Task goal:
List each line of the data that holds the string "return".

Dataset entries:
# # #
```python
# ... 286 lines not shown

    def flat_scan_batch(self, queries, k: int, allow_bits=None, dist64: bool = False):
        self._live()
        q = np.ascontiguousarray(queries, dtype=np.float32)
        B = q.shape[0]
        ids = np.zeros((B, k), dtype=np.uint32)
        dist = np.full((B, k), np.inf, dtype=np.float64 if dist64 else np.float32)
        cnt = np.zeros(B, dtype=np.uint32)
        ab = None if allow_bits is None else np.ascontiguousarray(allow_bits, dtype=np.uint64)
        check(self.L.kdb_flat_scan_batch(self.h, _ptr(q), B, k, _ptr(ab), self._flags() | (SEARCH_DIST_F64 if dist64 else 0), _ptr(ids), _ptr(dist),
                                         _ptr(cnt)), "kdb_flat_scan_batch")
        return ids, dist, cnt

    def flat_scan_batch_dev(self, d_queries, k, d_out_ids, d_out_dist, d_out_count, d_allow=None, stream=None, dist64=False):
        self._live()
        _ready(stream)
        B = d_queries.shape[0]
        check(self.L.kdb_flat_scan_batch_dev(self.h, _tptr(d_queries), B, k, _tptr(d_allow), self._flags() | (SEARCH_DIST_F64 if dist64 else 0),
                                             _tptr(d_out_ids), _tptr(d_out_dist), _tptr(d_out_count),
                                             C.c_void_p(stream) if stream else None), "kdb_flat_scan_batch_dev")

    def distance_batch(self, queries, ids, prepared=False):
        self._live()
        q = np.ascontiguousarray(queries, dtype=np.float32)
        ii = np.ascontiguousarray(ids, dtype=np.uint32)
        B, Cn = ii.shape
        out = np.zeros((B, Cn), dtype=np.float32)
        check(self.L.kdb_distance_batch(self.h, _ptr(q), B, _ptr(ii), Cn, self._flags(prepared), _ptr(out)),
              "kdb_distance_batch")
        return out

    def distance_batch_dev(self, d_queries, d_ids, d_out, stream=None, prepared=False):
        _ready(stream)
        B, Cn = d_ids.shape
        check(self.L.kdb_distance_batch_dev(self.h, _tptr(d_queries), B, _tptr(d_ids), Cn, self._flags(prepared),
                                            _tptr(d_out), C.c_void_p(stream) if stream else None),
              "kdb_distance_batch_dev")

    def counters(self):
        c = _lib.Counters()
        check(self.L.kdb_get_counters(self.h, C.byref(c)), "get_counters")
        return {"n_dist": int(c.n_dist), "n_hops": int(c.n_hops), "bytes": int(c.bytes),
                "kernel_ms": float(c.last_kernel_ms), "n_dropped": int(c.n_dropped), "n_tied": int(c.n_tied)}

    def launch_stats(self, last_n: int):
        arr = (_lib.Counters * last_n)()
        check(self.L.kdb_get_launch_stats(self.h, last_n, arr), "get_launch_stats")
        return [{"n_dist": int(c.n_dist), "n_hops": int(c.n_hops), "bytes": int(c.bytes),
                 "kernel_ms": float(c.last_kernel_ms), "n_dropped": int(c.n_dropped), "n_tied": int(c.n_tied)} for c in arr]

    def sync(self):
        check(self.L.kdb_index_sync(self.h), "sync")

    def probe_gather(self, n_reads: int = 4_000_000, shadow: bool = False):
        ms, nbytes = C.c_float(), C.c_uint64()
        check(self.L.kdb_probe_gather(self.h, 1 if shadow else 0, n_reads, C.byref(ms), C.byref(nbytes)), "kdb_probe_gather")
        return nbytes.value / (ms.value * 1e-3) / 1e9

    def poison_lds(self, pattern: int = 0):
        check(self.L.kdb_probe_poison_lds(self.h, int(pattern) & 0xffffffff), "kdb_probe_poison_lds")

    def probe_stream(self, shadow: bool = False):
        ms, nbytes = C.c_float(), C.c_uint64()
        check(self.L.kdb_probe_stream(self.h, 1 if shadow else 0, C.byref(ms), C.byref(nbytes)), "kdb_probe_stream")
        return nbytes.value / (ms.value * 1e-3) / 1e9

    def merge_topk_dev(self, G, B, k, d_in_ids, d_in_dist, d_in_count, d_id_base, d_out_ids, d_out_dist, d_out_count,
                       stream=None):
        check(self.L.kdb_merge_topk_dev(self.h, G, B, k, _tptr(d_in_ids), _tptr(d_in_dist), _tptr(d_in_count),
                                        _tptr(d_id_base), _tptr(d_out_ids), _tptr(d_out_dist), _tptr(d_out_count),
                                        C.c_void_p(stream) if stream else None), "kdb_merge_topk_dev")

    def search_batch_multi_dev(self, d_queries, k: int, ef: int, d_allow_lists, d_allow_of_query, d_out_ids, d_out_dist,
                               d_out_count, stream=None, tie_flag=False, heap_order=False):
        self._live()
        _ready(stream)
        B = int(d_queries.shape[0])
        G, words = int(d_allow_lists.shape[0]), int(d_allow_lists.shape[1])
        check(self.L.kdb_search_batch_multi_dev(self.h, _tptr(d_queries), B, k, ef, _tptr(d_allow_lists), G, words,
                                                _tptr(d_allow_of_query), self._flags(False) | (SEARCH_TIE_FLAG if tie_flag else 0)
                                                | (SEARCH_HEAP_ORDER if heap_order else 0), _tptr(d_out_ids), _tptr(d_out_dist),
                                                _tptr(d_out_count), C.c_void_p(stream) if stream else None),
              "kdb_search_batch_multi_dev")

    def flat_scan_groups_dev(self, d_queries, k: int, group_offsets, d_allow_lists, d_out_ids, d_out_dist, d_out_count,
                             max_total_allowed: int = 0, stream=None):
        self._live()
        _ready(stream)
        off = np.ascontiguousarray(group_offsets, dtype=np.uint32)
        B = int(d_queries.shape[0])
        G, words = int(d_allow_lists.shape[0]), int(d_allow_lists.shape[1])
        assert off.size == G + 1
        check(self.L.kdb_flat_scan_groups_dev(self.h, _tptr(d_queries), B, k, G, _ptr(off), _tptr(d_allow_lists), words,
                                              int(max_total_allowed), self._flags(False), _tptr(d_out_ids), _tptr(d_out_dist),
                                              _tptr(d_out_count), C.c_void_p(stream) if stream else None),
              "kdb_flat_scan_groups_dev")

    def merge_topk_packed_dev(self, G, B, k, d_packed, stride_words, d_id_base, d_out_ids, d_out_dist, d_out_count,
                              stream=None):
        check(self.L.kdb_merge_topk_packed_dev(self.h, G, B, k, _tptr(d_packed), stride_words, _tptr(d_id_base),
                                               _tptr(d_out_ids), _tptr(d_out_dist), _tptr(d_out_count),
                                               C.c_void_p(stream) if stream else None), "kdb_merge_topk_packed_dev")

    def merge_topk_packed_f64_dev(self, G, B, k, d_packed, stride_words, d_id_base, d_out_ids, d_out_dist, d_out_count, stream=None):
        check(self.L.kdb_merge_topk_packed_f64_dev(self.h, G, B, k, _tptr(d_packed), stride_words, _tptr(d_id_base),
                                                   _tptr(d_out_ids), _tptr(d_out_dist), _tptr(d_out_count),
                                                   C.c_void_p(stream) if stream else None), "kdb_merge_topk_packed_f64_dev")

    def score(self, raw: float) -> float:
# ... 55 lines not shown
```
# # #
Result:
        return ids, dist, cnt
        return out
        return {"n_dist": int(c.n_dist), "n_hops": int(c.n_hops), "bytes": int(c.bytes),
        return [{"n_dist": int(c.n_dist), "n_hops": int(c.n_hops), "bytes": int(c.bytes),
        return nbytes.value / (ms.value * 1e-3) / 1e9
        return nbytes.value / (ms.value * 1e-3) / 1e9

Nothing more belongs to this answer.